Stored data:
------------------------------------

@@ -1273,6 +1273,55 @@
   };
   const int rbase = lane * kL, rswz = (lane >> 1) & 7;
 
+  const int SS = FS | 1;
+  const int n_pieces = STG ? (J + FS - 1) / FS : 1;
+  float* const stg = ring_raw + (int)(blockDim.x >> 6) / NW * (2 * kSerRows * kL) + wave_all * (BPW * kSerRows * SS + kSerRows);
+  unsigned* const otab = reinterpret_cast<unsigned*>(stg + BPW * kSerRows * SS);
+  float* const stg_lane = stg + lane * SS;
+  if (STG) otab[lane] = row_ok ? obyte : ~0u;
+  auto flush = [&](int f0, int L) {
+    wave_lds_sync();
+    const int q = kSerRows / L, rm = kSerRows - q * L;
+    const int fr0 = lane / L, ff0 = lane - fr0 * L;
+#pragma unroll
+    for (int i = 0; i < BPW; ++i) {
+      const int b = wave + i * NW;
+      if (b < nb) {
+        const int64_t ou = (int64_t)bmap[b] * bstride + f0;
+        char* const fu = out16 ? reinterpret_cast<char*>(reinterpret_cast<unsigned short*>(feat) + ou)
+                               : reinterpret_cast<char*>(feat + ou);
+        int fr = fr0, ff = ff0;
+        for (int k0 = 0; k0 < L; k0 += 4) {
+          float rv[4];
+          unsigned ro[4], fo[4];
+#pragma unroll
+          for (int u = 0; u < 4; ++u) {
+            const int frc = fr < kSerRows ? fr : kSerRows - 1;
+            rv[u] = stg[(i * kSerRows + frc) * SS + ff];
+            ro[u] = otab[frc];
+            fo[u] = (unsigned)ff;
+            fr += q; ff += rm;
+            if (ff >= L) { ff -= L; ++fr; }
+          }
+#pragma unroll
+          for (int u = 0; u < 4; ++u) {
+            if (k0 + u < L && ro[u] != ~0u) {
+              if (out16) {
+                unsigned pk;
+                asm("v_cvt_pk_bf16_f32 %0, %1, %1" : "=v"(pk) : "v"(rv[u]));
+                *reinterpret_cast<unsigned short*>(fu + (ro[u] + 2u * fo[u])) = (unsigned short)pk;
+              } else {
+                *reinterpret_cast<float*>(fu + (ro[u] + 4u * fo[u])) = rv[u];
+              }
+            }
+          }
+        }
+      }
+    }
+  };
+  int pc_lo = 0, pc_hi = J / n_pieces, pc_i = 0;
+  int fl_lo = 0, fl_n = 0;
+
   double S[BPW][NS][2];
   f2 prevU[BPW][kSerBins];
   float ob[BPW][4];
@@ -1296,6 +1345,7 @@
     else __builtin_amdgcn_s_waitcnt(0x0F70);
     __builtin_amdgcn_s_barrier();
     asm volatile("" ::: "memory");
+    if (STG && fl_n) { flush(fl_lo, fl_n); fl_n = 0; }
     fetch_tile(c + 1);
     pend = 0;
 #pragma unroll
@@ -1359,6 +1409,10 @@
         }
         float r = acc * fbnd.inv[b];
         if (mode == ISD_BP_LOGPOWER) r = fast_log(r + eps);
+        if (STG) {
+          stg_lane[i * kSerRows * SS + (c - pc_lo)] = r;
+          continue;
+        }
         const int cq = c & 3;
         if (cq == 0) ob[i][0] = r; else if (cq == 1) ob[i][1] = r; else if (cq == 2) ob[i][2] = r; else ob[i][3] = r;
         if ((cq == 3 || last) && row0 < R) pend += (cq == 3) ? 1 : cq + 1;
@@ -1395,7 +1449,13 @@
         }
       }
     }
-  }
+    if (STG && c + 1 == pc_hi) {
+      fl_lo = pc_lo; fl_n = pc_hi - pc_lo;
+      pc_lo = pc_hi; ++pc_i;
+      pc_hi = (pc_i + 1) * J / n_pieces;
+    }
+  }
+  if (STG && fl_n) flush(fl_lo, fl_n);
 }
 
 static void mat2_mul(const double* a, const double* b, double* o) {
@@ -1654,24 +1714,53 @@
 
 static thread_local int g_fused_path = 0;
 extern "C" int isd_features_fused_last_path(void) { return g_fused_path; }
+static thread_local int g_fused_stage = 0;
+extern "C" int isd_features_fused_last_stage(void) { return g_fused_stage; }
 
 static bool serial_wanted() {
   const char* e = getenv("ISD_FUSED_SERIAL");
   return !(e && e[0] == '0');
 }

------------------------------------

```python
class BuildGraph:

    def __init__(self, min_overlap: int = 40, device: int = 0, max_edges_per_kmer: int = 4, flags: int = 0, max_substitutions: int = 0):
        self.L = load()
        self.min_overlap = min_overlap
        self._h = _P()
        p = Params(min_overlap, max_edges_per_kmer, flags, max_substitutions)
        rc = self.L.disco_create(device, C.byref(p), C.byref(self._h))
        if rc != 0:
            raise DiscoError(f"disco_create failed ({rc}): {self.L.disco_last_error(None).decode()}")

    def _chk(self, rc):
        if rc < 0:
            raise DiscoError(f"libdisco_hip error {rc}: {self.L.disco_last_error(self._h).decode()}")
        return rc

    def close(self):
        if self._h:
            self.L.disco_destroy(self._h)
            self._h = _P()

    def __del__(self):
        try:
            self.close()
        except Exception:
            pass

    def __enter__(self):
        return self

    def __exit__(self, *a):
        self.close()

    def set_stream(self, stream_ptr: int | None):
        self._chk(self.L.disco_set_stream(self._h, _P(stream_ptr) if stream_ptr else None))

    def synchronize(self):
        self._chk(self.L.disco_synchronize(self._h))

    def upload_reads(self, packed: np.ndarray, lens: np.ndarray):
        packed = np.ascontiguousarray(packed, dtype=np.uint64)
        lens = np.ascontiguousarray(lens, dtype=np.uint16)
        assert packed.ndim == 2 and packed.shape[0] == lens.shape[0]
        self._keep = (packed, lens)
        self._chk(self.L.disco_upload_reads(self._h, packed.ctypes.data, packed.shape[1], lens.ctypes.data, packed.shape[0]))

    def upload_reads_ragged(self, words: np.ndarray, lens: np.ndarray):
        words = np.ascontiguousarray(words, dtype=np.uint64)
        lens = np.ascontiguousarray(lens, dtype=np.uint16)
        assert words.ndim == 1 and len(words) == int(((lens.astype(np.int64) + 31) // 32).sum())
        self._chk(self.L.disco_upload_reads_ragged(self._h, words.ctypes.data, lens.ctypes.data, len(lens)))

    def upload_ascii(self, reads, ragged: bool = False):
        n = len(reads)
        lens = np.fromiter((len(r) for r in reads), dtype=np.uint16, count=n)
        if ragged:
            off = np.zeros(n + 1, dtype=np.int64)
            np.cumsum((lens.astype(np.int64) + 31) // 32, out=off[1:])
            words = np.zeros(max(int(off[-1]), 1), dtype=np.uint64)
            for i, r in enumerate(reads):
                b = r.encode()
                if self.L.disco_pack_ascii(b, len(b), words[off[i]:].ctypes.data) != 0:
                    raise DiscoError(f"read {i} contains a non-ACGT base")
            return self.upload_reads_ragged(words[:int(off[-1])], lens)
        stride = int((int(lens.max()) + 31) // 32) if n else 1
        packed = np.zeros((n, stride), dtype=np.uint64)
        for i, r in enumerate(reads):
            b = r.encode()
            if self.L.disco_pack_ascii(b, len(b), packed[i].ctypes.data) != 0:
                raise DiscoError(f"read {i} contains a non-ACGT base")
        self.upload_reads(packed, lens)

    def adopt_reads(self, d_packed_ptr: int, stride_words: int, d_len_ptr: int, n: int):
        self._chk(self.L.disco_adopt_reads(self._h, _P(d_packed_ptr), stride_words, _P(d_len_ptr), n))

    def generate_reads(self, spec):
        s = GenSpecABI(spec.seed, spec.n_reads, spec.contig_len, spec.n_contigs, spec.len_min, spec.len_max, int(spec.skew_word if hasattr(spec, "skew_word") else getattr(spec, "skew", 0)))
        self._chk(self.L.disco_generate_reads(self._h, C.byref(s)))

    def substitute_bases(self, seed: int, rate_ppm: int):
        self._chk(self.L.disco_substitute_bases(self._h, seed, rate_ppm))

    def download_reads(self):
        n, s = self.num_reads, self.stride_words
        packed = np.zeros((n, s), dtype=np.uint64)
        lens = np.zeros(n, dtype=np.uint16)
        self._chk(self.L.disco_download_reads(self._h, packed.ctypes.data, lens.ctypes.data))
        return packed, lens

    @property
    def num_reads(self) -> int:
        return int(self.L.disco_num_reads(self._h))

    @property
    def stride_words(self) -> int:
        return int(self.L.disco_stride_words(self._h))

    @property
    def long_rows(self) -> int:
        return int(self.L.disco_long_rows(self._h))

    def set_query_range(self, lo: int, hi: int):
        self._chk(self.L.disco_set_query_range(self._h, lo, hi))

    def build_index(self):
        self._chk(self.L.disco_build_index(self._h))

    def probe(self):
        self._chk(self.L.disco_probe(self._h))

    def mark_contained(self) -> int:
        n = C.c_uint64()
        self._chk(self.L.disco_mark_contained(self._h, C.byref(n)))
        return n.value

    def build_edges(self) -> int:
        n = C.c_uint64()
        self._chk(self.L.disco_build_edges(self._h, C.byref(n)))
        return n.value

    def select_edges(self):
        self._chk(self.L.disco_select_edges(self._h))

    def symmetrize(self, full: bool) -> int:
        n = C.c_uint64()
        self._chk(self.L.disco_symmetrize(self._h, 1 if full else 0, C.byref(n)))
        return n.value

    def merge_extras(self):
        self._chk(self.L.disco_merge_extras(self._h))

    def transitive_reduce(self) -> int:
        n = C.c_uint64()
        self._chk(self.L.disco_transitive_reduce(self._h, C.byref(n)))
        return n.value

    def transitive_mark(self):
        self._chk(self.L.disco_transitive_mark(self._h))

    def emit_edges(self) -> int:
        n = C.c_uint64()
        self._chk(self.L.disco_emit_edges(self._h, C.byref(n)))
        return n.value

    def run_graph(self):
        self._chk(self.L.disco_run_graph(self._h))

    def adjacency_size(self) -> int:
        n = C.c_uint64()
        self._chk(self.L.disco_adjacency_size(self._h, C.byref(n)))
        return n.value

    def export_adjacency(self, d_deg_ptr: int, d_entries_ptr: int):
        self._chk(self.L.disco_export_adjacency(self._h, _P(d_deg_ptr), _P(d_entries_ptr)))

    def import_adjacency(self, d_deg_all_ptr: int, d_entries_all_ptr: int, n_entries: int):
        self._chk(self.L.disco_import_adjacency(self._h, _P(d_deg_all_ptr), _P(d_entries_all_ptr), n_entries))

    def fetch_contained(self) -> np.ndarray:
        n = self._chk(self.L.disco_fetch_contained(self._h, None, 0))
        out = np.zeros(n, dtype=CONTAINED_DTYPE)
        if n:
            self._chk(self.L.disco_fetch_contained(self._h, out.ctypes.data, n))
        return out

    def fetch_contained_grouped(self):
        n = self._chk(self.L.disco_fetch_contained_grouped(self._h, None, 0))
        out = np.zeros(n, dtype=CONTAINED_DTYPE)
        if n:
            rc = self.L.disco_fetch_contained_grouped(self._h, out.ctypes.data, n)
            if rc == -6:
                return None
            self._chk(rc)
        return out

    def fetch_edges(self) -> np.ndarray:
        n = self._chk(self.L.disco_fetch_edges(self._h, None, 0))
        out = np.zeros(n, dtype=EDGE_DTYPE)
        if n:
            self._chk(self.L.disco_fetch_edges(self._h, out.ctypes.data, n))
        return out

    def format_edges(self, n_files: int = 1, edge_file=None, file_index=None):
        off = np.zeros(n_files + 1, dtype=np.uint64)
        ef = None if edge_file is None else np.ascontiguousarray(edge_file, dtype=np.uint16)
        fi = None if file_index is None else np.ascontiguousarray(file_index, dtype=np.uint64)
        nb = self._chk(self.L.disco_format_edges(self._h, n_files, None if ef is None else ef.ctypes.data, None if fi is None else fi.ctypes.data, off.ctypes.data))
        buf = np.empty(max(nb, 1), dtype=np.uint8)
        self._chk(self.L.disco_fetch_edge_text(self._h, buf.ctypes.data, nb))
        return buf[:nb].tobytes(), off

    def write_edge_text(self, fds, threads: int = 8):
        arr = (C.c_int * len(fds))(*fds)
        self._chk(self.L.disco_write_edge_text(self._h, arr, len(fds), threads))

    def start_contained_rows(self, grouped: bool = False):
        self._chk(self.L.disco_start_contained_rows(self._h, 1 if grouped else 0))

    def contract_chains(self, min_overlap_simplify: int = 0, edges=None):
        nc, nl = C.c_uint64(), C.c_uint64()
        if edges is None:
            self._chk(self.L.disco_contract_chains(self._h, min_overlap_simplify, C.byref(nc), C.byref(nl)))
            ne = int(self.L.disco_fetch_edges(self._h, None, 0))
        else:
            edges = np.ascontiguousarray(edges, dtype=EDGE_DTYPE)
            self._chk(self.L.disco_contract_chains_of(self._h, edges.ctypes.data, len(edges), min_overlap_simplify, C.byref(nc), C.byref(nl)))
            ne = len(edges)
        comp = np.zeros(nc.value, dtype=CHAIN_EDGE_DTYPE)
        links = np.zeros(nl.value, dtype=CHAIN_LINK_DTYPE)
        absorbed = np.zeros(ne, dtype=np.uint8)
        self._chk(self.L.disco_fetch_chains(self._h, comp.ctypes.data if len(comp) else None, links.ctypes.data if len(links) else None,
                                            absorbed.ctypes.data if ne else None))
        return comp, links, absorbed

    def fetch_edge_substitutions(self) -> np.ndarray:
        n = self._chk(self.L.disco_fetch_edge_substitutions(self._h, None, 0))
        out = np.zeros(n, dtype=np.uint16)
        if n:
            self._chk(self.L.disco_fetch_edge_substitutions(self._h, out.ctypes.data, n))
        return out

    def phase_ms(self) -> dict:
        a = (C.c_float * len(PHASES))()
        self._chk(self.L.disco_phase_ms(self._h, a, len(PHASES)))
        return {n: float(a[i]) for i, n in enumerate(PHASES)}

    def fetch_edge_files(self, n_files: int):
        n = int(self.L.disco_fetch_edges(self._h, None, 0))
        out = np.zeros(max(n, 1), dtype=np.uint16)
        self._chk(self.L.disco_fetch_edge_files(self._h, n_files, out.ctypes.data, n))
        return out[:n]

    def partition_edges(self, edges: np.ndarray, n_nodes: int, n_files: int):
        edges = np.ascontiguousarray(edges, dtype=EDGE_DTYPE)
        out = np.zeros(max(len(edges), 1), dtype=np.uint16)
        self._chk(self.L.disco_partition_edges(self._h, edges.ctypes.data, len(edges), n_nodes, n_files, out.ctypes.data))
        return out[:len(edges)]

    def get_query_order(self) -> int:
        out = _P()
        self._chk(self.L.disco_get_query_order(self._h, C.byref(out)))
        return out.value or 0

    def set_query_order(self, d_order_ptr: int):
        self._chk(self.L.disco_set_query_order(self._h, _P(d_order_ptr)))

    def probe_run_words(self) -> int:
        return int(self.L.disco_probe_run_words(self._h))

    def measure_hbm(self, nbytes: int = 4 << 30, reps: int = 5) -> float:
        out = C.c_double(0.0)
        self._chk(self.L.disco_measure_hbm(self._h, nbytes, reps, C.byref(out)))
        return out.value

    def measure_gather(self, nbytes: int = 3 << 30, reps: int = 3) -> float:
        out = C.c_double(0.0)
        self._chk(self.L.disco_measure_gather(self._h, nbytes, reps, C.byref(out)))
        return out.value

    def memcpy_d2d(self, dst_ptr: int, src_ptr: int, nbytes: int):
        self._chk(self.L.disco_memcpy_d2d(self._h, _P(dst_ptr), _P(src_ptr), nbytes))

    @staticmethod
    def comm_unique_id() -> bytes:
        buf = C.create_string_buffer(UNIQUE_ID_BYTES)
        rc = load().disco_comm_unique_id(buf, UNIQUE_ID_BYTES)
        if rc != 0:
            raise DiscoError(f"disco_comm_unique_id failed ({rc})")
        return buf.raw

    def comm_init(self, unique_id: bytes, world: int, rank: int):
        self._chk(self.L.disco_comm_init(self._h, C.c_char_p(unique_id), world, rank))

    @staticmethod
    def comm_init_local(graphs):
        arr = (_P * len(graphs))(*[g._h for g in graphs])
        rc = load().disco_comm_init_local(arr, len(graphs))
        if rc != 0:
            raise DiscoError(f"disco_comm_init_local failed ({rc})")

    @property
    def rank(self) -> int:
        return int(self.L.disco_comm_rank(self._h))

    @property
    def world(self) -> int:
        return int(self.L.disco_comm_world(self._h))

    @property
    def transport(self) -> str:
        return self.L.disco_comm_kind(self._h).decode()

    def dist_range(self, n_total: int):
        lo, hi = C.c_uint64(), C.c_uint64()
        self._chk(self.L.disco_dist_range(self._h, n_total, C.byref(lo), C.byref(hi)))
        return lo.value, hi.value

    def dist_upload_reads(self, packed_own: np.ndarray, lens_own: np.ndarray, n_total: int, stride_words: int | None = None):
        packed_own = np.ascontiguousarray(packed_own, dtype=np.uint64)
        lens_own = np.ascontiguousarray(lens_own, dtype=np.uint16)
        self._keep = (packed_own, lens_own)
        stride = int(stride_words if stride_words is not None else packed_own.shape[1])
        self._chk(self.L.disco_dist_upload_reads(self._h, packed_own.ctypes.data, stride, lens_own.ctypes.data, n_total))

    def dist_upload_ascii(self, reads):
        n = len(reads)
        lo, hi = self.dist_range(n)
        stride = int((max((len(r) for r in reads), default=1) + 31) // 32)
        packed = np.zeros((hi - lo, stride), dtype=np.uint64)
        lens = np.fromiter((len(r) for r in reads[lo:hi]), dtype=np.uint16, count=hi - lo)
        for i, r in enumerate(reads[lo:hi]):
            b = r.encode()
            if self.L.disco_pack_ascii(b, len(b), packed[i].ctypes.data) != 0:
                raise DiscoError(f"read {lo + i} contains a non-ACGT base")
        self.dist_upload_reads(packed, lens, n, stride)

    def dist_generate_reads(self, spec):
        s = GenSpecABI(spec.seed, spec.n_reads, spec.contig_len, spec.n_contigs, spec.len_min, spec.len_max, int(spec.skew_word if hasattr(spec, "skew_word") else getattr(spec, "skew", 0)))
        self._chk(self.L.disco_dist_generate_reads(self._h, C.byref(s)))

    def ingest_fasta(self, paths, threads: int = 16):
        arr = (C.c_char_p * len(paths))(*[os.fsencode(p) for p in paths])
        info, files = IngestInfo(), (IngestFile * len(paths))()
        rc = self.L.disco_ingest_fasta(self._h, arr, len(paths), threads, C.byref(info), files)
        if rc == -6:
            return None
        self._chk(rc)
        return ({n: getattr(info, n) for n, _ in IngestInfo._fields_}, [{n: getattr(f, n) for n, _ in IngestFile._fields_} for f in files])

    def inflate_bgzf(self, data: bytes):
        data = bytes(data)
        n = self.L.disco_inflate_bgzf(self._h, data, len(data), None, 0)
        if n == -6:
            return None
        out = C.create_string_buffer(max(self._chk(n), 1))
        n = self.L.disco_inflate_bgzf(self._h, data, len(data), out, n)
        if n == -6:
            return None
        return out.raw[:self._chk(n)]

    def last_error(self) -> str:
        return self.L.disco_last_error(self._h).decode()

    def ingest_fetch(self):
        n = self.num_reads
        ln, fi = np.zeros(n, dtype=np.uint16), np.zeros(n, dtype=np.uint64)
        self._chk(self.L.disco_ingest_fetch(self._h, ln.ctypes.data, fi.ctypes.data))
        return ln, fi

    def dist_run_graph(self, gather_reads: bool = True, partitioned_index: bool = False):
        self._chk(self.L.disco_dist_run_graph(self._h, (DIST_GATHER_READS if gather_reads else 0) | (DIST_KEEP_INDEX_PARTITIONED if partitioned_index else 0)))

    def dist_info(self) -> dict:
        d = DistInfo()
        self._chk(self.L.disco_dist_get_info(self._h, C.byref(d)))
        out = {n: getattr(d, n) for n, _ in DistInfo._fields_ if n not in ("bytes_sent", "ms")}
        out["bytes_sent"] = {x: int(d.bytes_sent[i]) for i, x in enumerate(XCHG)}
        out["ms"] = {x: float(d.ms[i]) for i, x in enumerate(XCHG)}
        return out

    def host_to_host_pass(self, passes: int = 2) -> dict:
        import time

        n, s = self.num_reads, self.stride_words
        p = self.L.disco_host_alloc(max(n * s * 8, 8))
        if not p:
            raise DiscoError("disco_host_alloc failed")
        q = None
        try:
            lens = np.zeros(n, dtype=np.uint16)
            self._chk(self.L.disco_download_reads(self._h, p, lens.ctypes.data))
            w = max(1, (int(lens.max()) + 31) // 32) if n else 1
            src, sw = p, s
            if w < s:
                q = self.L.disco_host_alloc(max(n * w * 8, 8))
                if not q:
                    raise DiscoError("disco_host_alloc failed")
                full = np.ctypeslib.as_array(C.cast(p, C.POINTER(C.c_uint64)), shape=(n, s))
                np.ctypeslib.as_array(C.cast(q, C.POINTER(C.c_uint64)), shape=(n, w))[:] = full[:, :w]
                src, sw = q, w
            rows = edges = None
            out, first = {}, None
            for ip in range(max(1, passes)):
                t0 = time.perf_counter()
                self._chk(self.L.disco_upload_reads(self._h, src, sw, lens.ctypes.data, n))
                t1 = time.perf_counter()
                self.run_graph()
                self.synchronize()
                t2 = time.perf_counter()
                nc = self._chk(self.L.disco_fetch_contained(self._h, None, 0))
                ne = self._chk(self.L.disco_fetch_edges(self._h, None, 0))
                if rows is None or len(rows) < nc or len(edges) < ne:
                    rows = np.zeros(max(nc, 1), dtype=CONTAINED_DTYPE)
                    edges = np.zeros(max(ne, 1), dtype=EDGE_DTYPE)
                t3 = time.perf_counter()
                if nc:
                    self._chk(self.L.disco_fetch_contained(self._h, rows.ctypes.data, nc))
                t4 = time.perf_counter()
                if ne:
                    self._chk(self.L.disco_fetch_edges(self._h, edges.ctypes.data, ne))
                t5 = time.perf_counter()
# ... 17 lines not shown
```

------------------------------------

Assignment: For the string "graphs", go through the entries above and copy each line where it occurs.

Output for this task:
    def comm_init_local(graphs):
        arr = (_P * len(graphs))(*[g._h for g in graphs])
        rc = load().disco_comm_init_local(arr, len(graphs))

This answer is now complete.